MING FAI International Holdings Ltd (HK: 3828), the world’s top supplier of amenity products to hotels and airlines, saw its 2010 top line jump 34% to 1.1 bln hkd on an improving global economy and a new retail chain acquisition – 7 Magic.
Management told analysts and fund managers Thursday during Aries Consulting’s Company of the Month event that revenue contribution from the PRC is also on the verge of overtaking North America, and there is no looking back.
Net profit last year also rose a healthy 18.5% to 116 mln hkd.
“There was a significant rebound in tourism last year after the global economic turmoil of 2008 and 2009, which allowed us to acquire new clients as well as enjoy larger orders from existing hotel clients,” said Ming Fai CFO Henry Keung.
Ming Fai, which last year sourced 92.2% of its revenue from the hotel and airlines amenities and accessories business for products like shaving and sewing kits as well as hair car products, is heavily reliant on hotel occupancy rates and airline passenger load factors for its fortunes.
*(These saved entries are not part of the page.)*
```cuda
extern "C" int b200_attn_bwd(const b200_attn_bwd_args* a, b200_stream_t stream) {
    cudaStream_t st = reinterpret_cast<cudaStream_t>(stream);
    B200_REQUIRE(a && a->q && a->k && a->v && a->o && a->d_og && a->lse && a->ws_dO && a->ws_delta && a->dq && a->dk && a->dv && a->ws_maskbits,
                 "attn_bwd: null pointer");
    B200_REQUIRE(a->dim_head == 64 || a->dim_head == 128, "attn_bwd: dim_head must be 64 or 128 (got %d)", a->dim_head);
    B200_REQUIRE(a->B > 0 && a->H > 0 && a->Np > 0 && a->B <= 65535 && a->H <= 65535, "attn_bwd: bad shape");
    if (a->unclamped) {
        B200_REQUIRE(a->softclamp == 0.f, "attn_bwd: unclamped attention needs softclamp == 0 (got %g)", a->softclamp);
    }
    B200_REQUIRE((a->unclamped || a->softclamp > 0.f) && a->dropout_p >= 0.f && a->dropout_p < 1.f, "attn_bwd: bad softclamp / dropout");
    B200_REQUIRE(a->softclamp <= 64.f, "attn_bwd: softclamp %g > 64: the clamped wgmma kernel exponentiates the clamped logits without a "
                 "running maximum, which needs exp(+-softclamp) well inside fp32 / bf16 range (the reference uses 50)", a->softclamp);
    const AttnPrepP pp{a->gate, (const __nv_bfloat16*)a->o, a->B, a->H, a->Np, (const __nv_bfloat16*)a->d_og, a->d_gate,
                       (__nv_bfloat16*)a->ws_dO, a->ws_delta};
    const int dh = a->dim_head;
    const long long prep_threads = (long long)a->B * a->H * a->Np * (dh / 8);
    if (dh == 64) attn_bwd_prep_kernel<64><<<(unsigned)((prep_threads + 255) / 256), 256, 0, st>>>(pp);
    else attn_bwd_prep_kernel<128><<<(unsigned)((prep_threads + 255) / 256), 256, 0, st>>>(pp);
    if (int rc = check_launch("attn_bwd_prep_kernel")) return rc;
    AttnBwdTcP p{};
    p.nq = (a->Np + TQB - 1) / TQB;
    p.mask_words = ((a->Np + TKV - 1) / TKV) * 4;
    p.maskbits = reinterpret_cast<const unsigned int*>(a->ws_maskbits);
    if (!a->maskbits_ready) {
        const int total = a->B * p.mask_words;
        attn_maskbits_kernel<<<(total + 127) / 128, 128, 0, st>>>(a->keymask, reinterpret_cast<unsigned int*>(a->ws_maskbits), a->B, a->Np, p.mask_words);
        if (int rc = check_launch("attn_maskbits_kernel")) return rc;
    }
    const size_t nelem = (size_t)a->B * a->H * a->Np * dh;
    cudaError_t e = cudaMemsetAsync(a->dq, 0, nelem * sizeof(float), st);
    B200_REQUIRE(e == cudaSuccess, "attn_bwd: memset: %s", cudaGetErrorString(e));
    p.lse = a->lse; p.delta = a->ws_delta;
    p.dk = (__nv_bfloat16*)a->dk; p.dv = (__nv_bfloat16*)a->dv;
    p.B = a->B; p.H = a->H; p.Np = a->Np;
    p.scale = a->scale; p.scale_log2e = a->scale * LOG2E_F;
    if (a->unclamped) {
        p.clamp = 0.f; p.scale_over_clamp = 0.f;
    } else {
        p.clamp = a->softclamp; p.scale_over_clamp = a->scale / a->softclamp;
    }
    p.dropout_p = a->dropout_p;
    p.drop_thresh = (unsigned int)(a->dropout_p * 65536.f);
    p.keep_scale = 65536.f / (65536.f - (float)p.drop_thresh);
    p.drop_stride = (a->Np + 1) & ~1;
    p.seed = a->seed; p.seed_dev = reinterpret_cast<const unsigned long long*>(a->seed_dev);
    CUtensorMap tq, tk, tv, tdo, tdq;
    const long long rows = (long long)a->B * a->H * a->Np;
    const int kv_rows = dh == 64 ? TKV : 64;
    if (make_head_map(&tq, a->q, rows, dh, TQB) || make_head_map(&tk, a->k, rows, dh, kv_rows) || make_head_map(&tv, a->v, rows, dh, kv_rows) ||
        make_head_map(&tdo, a->ws_dO, rows, dh, TQB) || make_dq_map(&tdq, reinterpret_cast<float*>(a->dq), a->B * a->H, a->Np, dh)) return -1;
    dim3 grid((a->Np + kv_rows - 1) / kv_rows, a->H, a->B);
    if (dh == 64) {
        const int smem = 2 * TILE16 + 2 * QDO_STAGES * TILE8 + 4 * TILE8 + 2 * TILE16 + 2 * 2 * 128 * (int)sizeof(float) + 128 + 1024;
        static DeviceOnce once[2];
        const auto kern = a->unclamped ? attn_bwd_wgmma_kernel<true> : attn_bwd_wgmma_kernel<false>;
        cudaError_t e2 = set_max_smem_once(once[a->unclamped ? 1 : 0], kern, smem);
        B200_REQUIRE(e2 == cudaSuccess, "attn_bwd: cudaFuncSetAttribute: %s", cudaGetErrorString(e2));
        kern<<<grid, 256, smem, st>>>(tq, tk, tv, tdo, tdq, p);
        return check_launch("attn_bwd_wgmma_kernel");
    }
    const int smem = 4 * TILE8 + 4 * QDO_STAGES * TILE8 + 2 * TILE8 + 2 * TILE16 + (2 * 16 * 128 + 2 * 128) * (int)sizeof(float) + 128 + 1024;
    static DeviceOnce once[2];
    const auto kern = a->unclamped ? attn_bwd_d128_wgmma_kernel<true> : attn_bwd_d128_wgmma_kernel<false>;
    cudaError_t e2 = set_max_smem_once(once[a->unclamped ? 1 : 0], kern, smem);
    B200_REQUIRE(e2 == cudaSuccess, "attn_bwd: cudaFuncSetAttribute: %s", cudaGetErrorString(e2));
    kern<<<grid, 256, smem, st>>>(tq, tk, tv, tdo, tdq, p);
    return check_launch("attn_bwd_d128_wgmma_kernel");
}
```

And last year did not disappoint.
Major five-star clients like Marriott, Shangri-La, Sheraton and Mandarin Oriental all had improved years, thus boosting orders for Ming Fai’s products.
And Ming Fai was not going to be caught off-guard when a breakthrough order came its way.
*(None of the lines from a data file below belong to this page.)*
# crowsonkb/style_transfer

Hardware: AMD Instinct MI355X
Metric: tile-iterations/sec, VGG-19 2048px/1024-tile (fwd+bwd, Gram/content losses, regularizers, Adam step) (higher is better)
Workload: dtype f32 (fp16x2-split MFMA, fp32 accumulate)

## Files before the change

### style_transfer_amd/build.py

```python

import concurrent.futures
import os
import subprocess
import sys

CSRC = os.path.join(os.path.dirname(os.path.abspath(__file__)), 'csrc')
REPO = os.path.dirname(os.path.dirname(os.path.abspath(__file__)))
INCLUDE = os.path.join(REPO, 'include')
LIB = os.path.join(CSRC, 'libstx.so')
HIPCC = os.environ.get('HIPCC', '/opt/rocm/bin/hipcc')
ARCH = 'gfx950'

SOURCES = {
    'conv_mfma.hip': [],
    'conv_wino2.hip': [],
    'conv_first.hip': [],
    'conv_h2.hip': [],
    'gram.hip': [],
    'symm.hip': [],
    'pool.hip': [],
    'reduce.hip': [],
    'content_mask.hip': [],
    'image_ops.hip': ['-ffp-contract=off'],
    'swt.hip': ['-ffp-contract=off'],
    'style_mask.hip': ['-ffp-contract=off'],
    'lap.hip': ['-ffp-contract=off'],
    'stat.hip': ['-ffp-contract=off'],
    'conv_dispatch.cpp': [],
    'engine.cpp': [],
    'tile_path.cpp': [],
    'image_api.cpp': [],
    'op_hooks.cpp': [],
}
EXTRA = os.environ.get('STX_HIPCC_EXTRA', '').split()
COMMON = EXTRA + ['--offload-arch=' + ARCH, '-O3', '-std=c++17', '-fPIC', '-I' + INCLUDE, '-I' + CSRC,
          '-Wall', '-Wno-unused-function']


def _stale(target, deps):
    if not os.path.exists(target):
        return True
    t = os.path.getmtime(target)
    return any(os.path.getmtime(d) > t for d in deps)


def _compile(src, extra, force):
    obj = os.path.join(CSRC, os.path.splitext(src)[0] + '.o')
    path = os.path.join(CSRC, src)
    deps = [path, os.path.join(CSRC, 'common.h'), os.path.join(CSRC, 'bf16x3.h'),
            os.path.join(CSRC, 'f16x2.h'), os.path.join(CSRC, 'engine.h'), os.path.join(INCLUDE, 'stx.h')]
    if force or _stale(obj, deps):
        cmd = [HIPCC] + COMMON + extra + ['-c', path, '-o', obj]
        proc = subprocess.run(cmd, stdout=subprocess.PIPE, stderr=subprocess.STDOUT, text=True)
        if proc.returncode != 0:
            raise RuntimeError('hipcc failed on %s:\n%s' % (src, proc.stdout))
        if proc.stdout.strip():
            sys.stderr.write(proc.stdout)
    return obj


def build(force=False, verbose=False):
    with concurrent.futures.ThreadPoolExecutor(max_workers=len(SOURCES)) as ex:
        futs = [ex.submit(_compile, src, extra, force) for src, extra in SOURCES.items()]
        objs = [f.result() for f in futs]
    if force or _stale(LIB, objs):
        cmd = [HIPCC, '--offload-arch=' + ARCH, '-shared', '-fPIC', '-o', LIB] + objs
        proc = subprocess.run(cmd, stdout=subprocess.PIPE, stderr=subprocess.STDOUT, text=True)
        if proc.returncode != 0:
            raise RuntimeError('link failed:\n' + proc.stdout)
    if verbose:
        print('built', LIB)
    return LIB


if __name__ == '__main__':
    build(force='--force' in sys.argv, verbose=True)
```

### style_transfer_amd/csrc/common.h

```cpp
#pragma once

#include <hip/hip_runtime.h>

#include <vector>

#include <cstdarg>
#include <cstdio>
#include <functional>
#include <string>

#include "stx.h"

namespace stx {

constexpr float kEps = 1.1920928955078125e-07f;

void set_error(const char *fmt, ...);

const char *sw_env(const char *name);
void sw_reread();

#define STX_HIP(call)                                                                       \
    do {                                                                                    \
        hipError_t err__ = (call);                                                          \
// ... 205 lines not shown
int wino2_splitk_factor(const ConvConfig &cfg, const ConvProblem &p);
struct Wino2Tail { int items, slices; };
Wino2Tail wino2_tail_split(const ConvConfig &cfg, const ConvProblem &p);
int wino2_max_slices(const ConvConfig &cfg, const ConvProblem &p);

constexpr int kAmaxSlots = 64;
ConvConfig h2_config(int mb, int pb = 1);
ConvConfig h2_pick_config(const ConvProblem &p);
bool h2_usable(const ConvProblem &p);
size_t h2_packed_floats(int K, int M);
int h2_pack_weights(hipStream_t s, const float *w_caffe, int Mo, int Ko, int transpose_flip, float *packed);
int h2_launch(hipStream_t s, const ConvConfig &cfg, const ConvProblem &p, int ksplit);
int h2_splitk_factor(const ConvConfig &cfg, const ConvProblem &p);
bool h2_fuses_pool(const ConvProblem &p);
bool h2_takes_pooled_input(const ConvConfig &cfg, const ConvProblem &p);
int absmax_launch(hipStream_t s, const float *x, size_t n, unsigned *slots);

size_t conv_small_packed_floats(int K);
int conv_small_pack(hipStream_t s, const float *w_caffe, int Mo, int Ko, int transpose_flip,
                    float *packed);
int conv_small_launch(hipStream_t s, const float *x, const float *packed, float *y,
                      const float *mask, int K, int M, int H, int W);

bool conv_h2_enabled();
struct ConvTuner { int device; hipStream_t stream; hipEvent_t ev0, ev1; std::function<int(const ConvConfig &, const float **)> bank; };
int conv_choose(const ConvProblem &p, bool winograd, const ConvTuner *tuner, ConvConfig *out);
struct ConvBank { int key; size_t floats; std::function<int(hipStream_t, const float *w_caffe, float *packed)> pack; };
ConvBank conv_bank(const ConvConfig &cfg, int dir, int Mo, int Ko, int ksize);
ConvBank conv_small_bank(int Mo, int Ko);
int conv_dispatch(hipStream_t s, const ConvConfig &cfg, const ConvProblem &p, double *flop_algorithmic,
                  double *flop_issued);
int conv_splitk_factor(const ConvConfig &cfg, const ConvProblem &p);
size_t conv_splitk_floats(const ConvConfig &cfg, const ConvProblem &p);
bool conv_takes_clock(const ConvConfig &cfg);
bool conv_fuses_pool(const ConvConfig &cfg, const ConvProblem &p);
bool conv_writes_pool_codes(const ConvConfig &cfg);
bool conv_reads_x_amax(const ConvConfig &cfg);
bool conv_leaves_y_amax(const ConvConfig &cfg);
bool conv_takes_inject(const ConvConfig &cfg);
bool conv_takes_pooled_input(const ConvConfig &cfg, const ConvProblem &p);
bool conv_uses_relu_codes(const ConvConfig &cfg, const ConvProblem &p, int ksplit);
bool conv_writes_out_codes(const ConvConfig &cfg, const ConvProblem &p, int ksplit);

int pool_forward_launch(hipStream_t s, const float *x, int C, int H, int W, int mode, float *y,
                        unsigned char *codes = nullptr);
int pool_backward_codes_launch(hipStream_t s, const float *dy, const unsigned char *codes, int C,
                               int H, int W, int mode, bool relu_mask, float *dx);
int pool_backward_launch(hipStream_t s, const float *dy, const float *x, int C, int H, int W,
                         int mode, bool relu_mask, float *dx);

struct GramPlan {
    int C, HW, splits, tiles;
    int parts;
    size_t partial_floats;
};
GramPlan gram_plan(int C, int HW);
bool gram_h2_usable(const float *feat, int C, int HW);
int gram_partials_launch(hipStream_t s, const float *feat, const GramPlan &plan, float *partials,
                         const unsigned *f_amax = nullptr);
int gram_finish_blocks(const GramPlan &plan);
int gram_finish_launch(hipStream_t s, const float *partials, const GramPlan &plan, float *gram_out,
                       const float *target, float *dsym, float *sumsq, unsigned short *pieces = nullptr,
                       const unsigned *f_amax = nullptr, float *block_out = nullptr);

size_t symm_pieces_elems(int C);
int symm_num_workgroups(int C, int HW);
bool symm_bf3_usable(const float *feat, const float *out, int C, int HW);
bool symm_h2_usable(const float *feat, const float *out, int C, int HW);
int symm_h2_launch(hipStream_t s, const float *feat, const float *dsym, const unsigned *d_amax, int n_damax,
                   const unsigned *f_amax, float *out, float *partials, int C, int HW);
int symm_bf3_launch(hipStream_t s, const float *feat, const float *dsym, unsigned short *pieces,
                    bool pieces_ready, float *out, float *partials, int C, int HW);

#ifdef __HIPCC__
__device__ __forceinline__ int content_origin_y(const ContentWindow &w) { return w.oy - w.sy; }
__device__ __forceinline__ int content_origin_x(const ContentWindow &w) { return w.ox - w.sx; }
__device__ __forceinline__ size_t content_index(const ContentWindow &w, int c, int y, int x) {
    int yy = (content_origin_y(w) + y) % w.ch;
    int xx = (content_origin_x(w) + x) % w.cw;
    if (yy < 0) yy += w.ch;
    if (xx < 0) xx += w.cw;
    return ((size_t)c * w.ch + yy) * w.cw + xx;
}
#endif

struct SumJob {
    const float *src;
    int n;
    float *dst;
};
int sum_jobs_launch(hipStream_t s, const SumJob *jobs, int n_jobs);
int content_sums_launch(hipStream_t s, const float *feat, const float *content,
                        const ContentWindow &win, float *sums , std::vector<SumJob> *defer = nullptr);
int inject_style_launch(hipStream_t s, float *diff, const float *sgrad, size_t n,
                        const float *abs_sum, float coef, bool accumulate, unsigned *y_amax = nullptr);
int inject_content_launch(hipStream_t s, float *diff, const float *feat, const float *content,
                          const ContentWindow &win, const float *sums, float coef, bool accumulate,
                          unsigned *y_amax = nullptr);
int relu_inplace_launch(hipStream_t s, float *x, size_t n);
int sum_partials_launch(hipStream_t s, const float *partials, int n, float *out);
int sum_partials2_launch(hipStream_t s, const float *a, int na, float *out_a, const float *b, int nb,
                         float *out_b);

constexpr int kMaskParts = 1024;
constexpr int kMaskSgradParts = 2048;
int mask_map_launch(hipStream_t s, const float *mask, int H, int W, int scale, float *out);
int mask_apply_launch(hipStream_t s, const float *feat, const float *map, const ContentWindow &win, float *fm,
                      float *m2_partials, int *n_parts);
int mask_target_launch(hipStream_t s, const float *gs, int C, const float *m2_partials, int n_parts, int HW,
                       float *out, float *a_out);
int mask_sgrad_launch(hipStream_t s, float *sgrad, const float *map, const ContentWindow &win, const float *a,
                      float *partials, int *n_parts);

constexpr int kContentMaskParts = 1024;
int content_mask_mean_launch(hipStream_t s, const float *map, const ContentWindow &win, float *a_out);
int content_mask_term_launch(hipStream_t s, const float *feat, const float *content, const float *map,
                             const ContentWindow &win, const float *a, float *sgrad, float *partials,
                             int *n_parts);

constexpr int kStatSlice = 16384;
constexpr float kStatEps = 1e-5f;
// ... 82 lines not shown
```

### style_transfer_amd/csrc/gram.hip

```cpp

#include <algorithm>
#include <cstdlib>
#include <cstring>

#include "bf16x3.h"
#include "common.h"
#include "f16x2.h"

namespace stx {

typedef float f32x16 __attribute__((ext_vector_type(16)));

constexpr int kGT = 64;
constexpr int kGP = 64;
constexpr int kGLd = kGP + 1;

GramPlan gram_plan(int C, int HW) {
    GramPlan p;
    p.C = C;
    p.HW = HW;
    const int T = ceil_div(C, kGT);
    p.tiles = T * (T + 1) / 2;
    int target = 512, min_stages = 8;
    if (const char *env = sw_env("STX_GRAM_WGS")) target = std::max(1, atoi(env));
    if (const char *env = sw_env("STX_GRAM_MIN_STAGES")) min_stages = std::max(1, atoi(env));
    int splits = std::max(1, target / p.tiles);
    splits = std::min(splits, ceil_div(HW, min_stages * kGP));
    splits = std::max(splits, 1);
    p.splits = splits;
    p.parts = 1;
    p.partial_floats = (size_t)p.splits * p.parts * p.tiles * kGT * kGT;
    return p;
}

__device__ __forceinline__ void tile_coords(int tile, int &ti, int &tj) {
    int r = (int)((sqrtf(8.f * tile + 1.f) - 1.f) * 0.5f);
    while ((r + 1) * (r + 2) / 2 <= tile) ++r;
    while (r * (r + 1) / 2 > tile) --r;
    ti = r;
    tj = tile - r * (r + 1) / 2;
}

template <bool VEC4>
__global__ __launch_bounds__(256, 2) void gram_partial_kernel(const float *__restrict__ F, int C,
                                                              int HW, int tiles, int slice,
                                                              int parts,
                                                              float *__restrict__ partials) {
    __shared__ float At[kGT * kGLd];
    __shared__ float Bt[kGT * kGLd];
    const int tid = threadIdx.x, lane = tid & 63;
    const int wave = __builtin_amdgcn_readfirstlane(tid >> 6);
    const int l31 = lane & 31, half = lane >> 5;
    const int tile = blockIdx.x % tiles, split = blockIdx.x / tiles;
    int ti, tj;
    tile_coords(tile, ti, tj);
    const bool diag = ti == tj;
    const int p_begin = split * slice;
    const int p_end = min(HW, p_begin + slice);
    const int bi = wave >> 1, bj = wave & 1;

    f32x16 acc;
#pragma unroll
    for (int r = 0; r < 16; ++r) acc[r] = 0.f;

    float ra[16], rb[16];
    auto load = [&](int p0) {
        if (VEC4) {
#pragma unroll
            for (int n = 0; n < 4; ++n) {
                const int e = tid + 256 * n;
                const int ch = e >> 4, px = p0 + (e & 15) * 4;
                const int ca = ti * kGT + ch, cb = tj * kGT + ch;
                const bool okp = px < p_end;
                const bool oka = okp && ca < C, okb = okp && cb < C && !diag;
                const float4 va = *reinterpret_cast<const float4 *>(F + (oka ? (size_t)ca * HW + px : 0));
                const float4 vb = *reinterpret_cast<const float4 *>(F + (okb ? (size_t)cb * HW + px : 0));
                ra[4 * n + 0] = oka ? va.x : 0.f;
                ra[4 * n + 1] = oka ? va.y : 0.f;
                ra[4 * n + 2] = oka ? va.z : 0.f;
                ra[4 * n + 3] = oka ? va.w : 0.f;
                rb[4 * n + 0] = okb ? vb.x : 0.f;
                rb[4 * n + 1] = okb ? vb.y : 0.f;
                rb[4 * n + 2] = okb ? vb.z : 0.f;
                rb[4 * n + 3] = okb ? vb.w : 0.f;
            }
        } else {
#pragma unroll
            for (int n = 0; n < 16; ++n) {
                const int e = tid + 256 * n;
                const int ch = e >> 6, px = p0 + (e & 63);
                const int ca = ti * kGT + ch, cb = tj * kGT + ch;
                const bool okp = px < p_end;
                const bool oka = okp && ca < C, okb = okp && cb < C && !diag;
// ... 420 lines not shown
        if (p_begin + kGP < p_end) load(p_begin + kGP);
        __syncthreads();
        int buf = 0;
        for (int p0 = p_begin; p0 < p_end; p0 += kGP, buf ^= 1) {
            const float *base = lds + buf * kStageFloats;
            f16x8h ah[2], al[2], bh[2], bl[2];
            fragment(base + a_off, ah[0], al[0]);
            fragment(base + a_off + 32 * kGLdW, ah[1], al[1]);
            if (!diag) {
                fragment(base + b_off, bh[0], bl[0]);
                fragment(base + b_off + 32 * kGLdW, bh[1], bl[1]);
            }
            if (p0 + kGP < p_end) store(p0 + kGP, buf ^ 1);
            if (p0 + 2 * kGP < p_end) load(p0 + 2 * kGP);
#pragma unroll
            for (int i = 0; i < 2; ++i)
#pragma unroll
                for (int j = 0; j < 2; ++j) {
                    if (diag && j > i) continue;
                    acc[i][j] = mfma_split3(ah[i], al[i], diag ? ah[j] : bh[j], diag ? al[j] : bl[j], acc[i][j]);
                }
            __syncthreads();
        }
    }
    float *red = lds + wave * (kGT * kGT);
#pragma unroll
    for (int i = 0; i < 2; ++i)
#pragma unroll
        for (int j = 0; j < 2; ++j)
#pragma unroll
            for (int r = 0; r < 16; ++r) {
                const int row = i * 32 + (r & 3) + 8 * (r >> 2) + 4 * half;
                red[row * kGT + j * 32 + l31] = acc[i][j][r];
            }
    __syncthreads();
    static_assert(4 * kGT * kGT <= 2 * kStageFloats, "the four partial tiles must fit the stage buffers");
    float *out = partials + ((size_t)split * tiles + tile) * (kGT * kGT);
#pragma unroll
    for (int n = 0; n < 4; ++n) {
        const int e = tid + 256 * n;
        const float4 w0 = reinterpret_cast<const float4 *>(lds)[e];
        const float4 w1 = reinterpret_cast<const float4 *>(lds + kGT * kGT)[e];
        const float4 w2 = reinterpret_cast<const float4 *>(lds + 2 * kGT * kGT)[e];
        const float4 w3 = reinterpret_cast<const float4 *>(lds + 3 * kGT * kGT)[e];
        float4 v;
        v.x = ((w0.x + w1.x) + w2.x) + w3.x;
        v.y = ((w0.y + w1.y) + w2.y) + w3.y;
        v.z = ((w0.z + w1.z) + w2.z) + w3.z;
        v.w = ((w0.w + w1.w) + w2.w) + w3.w;
        reinterpret_cast<float4 *>(out)[e] = v;
    }
}
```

As of end-2010, Ming Fai had annual production capacity of 420 mln pieces for toiletries, 187 mln pieces for soaps, and 246 mln pieces for gift sets (toothbrush, vanity, comb, shower cap, etc), all of which are running at 80% capacity utilization.
“This will increase to between 85-90% next year,” Mr. Keung said.
As dependent as Ming Fai was on hotels and flights being “fully booked,” the Hong Kong-listed firm was also very reliant on its ability to control input costs, because raw materials currently account for a whopping 73.6% of total costs.
“Chemical-based materials are our biggest item, followed by paper and plastic. As you know, prices for these three commodities have been highly volatile that past couple of years, but we have taken measures to lock up long-term contracts and also have the ability to adjust the type of chemical inputs to meet our needs,” Mr. Keung added.
As for where Ming Fai made its money in the hotel and airlines sectors, it was increasingly becoming a Mainland China-dominated story.
In total, the company sourced 64.5% of its 2010 revenue from “overseas” and 35.5% from the PRC (including Hong Kong and Macau).
But looking behind the figures, the PRC market jumped to 35.5% revenue contribution from 31% in 2009, while the company’s top market – North America – fell to 35.7% in 2010 from 39% the previous year.
“We think the PRC will be our biggest growth market going forward,” Mr. Keung said.
But hotels and airlines were not the only venues where Ming Fai’s products can be found.
In August 2010, Ming Fai fully acquired cosmetic and skincare retail chain 7 Magic, with approximately 1,400 shops across the PRC, with Ming Fai ultimately becoming the major supplier to its newly-acquired unit.
“7 Magic is experiencing a rapid penetration into Mainland China, with 96% of our POS (Points of Sale) being located in Tier II and Tier III cities to capture the emerging mass market,” said 7 Magic General Manager David Tu.
He said the popular retailer, which retains an enviable list of stars to promote its products, is extending sales further by opening shop-in-shop contracts with 280 Wal-Mart stores across Mainland China.
“Our marketing strategy is very energetic. We hire young and popular celebrities to generate brand awareness among youth, primarily between 15-25, and we continuously launch new products to build a trendy image and eventually become a must-go shop for youngsters,” Mr. Tu added.
In Hong Kong, the company’s products were also widely available in Mannings and Watsons retail outlets, and 7 Magic had also launched flagship stores in several key cities in the PRC, including Beijing, Shanghai, Chengdu, Dalian, Wuhan and Xian.
“We are also targeting our cosmetics and skincare products to contribute 50% to our top line this year from just 39% last year, which is good news indeed because these products enjoy around 45% margins,” Mr. Tu said.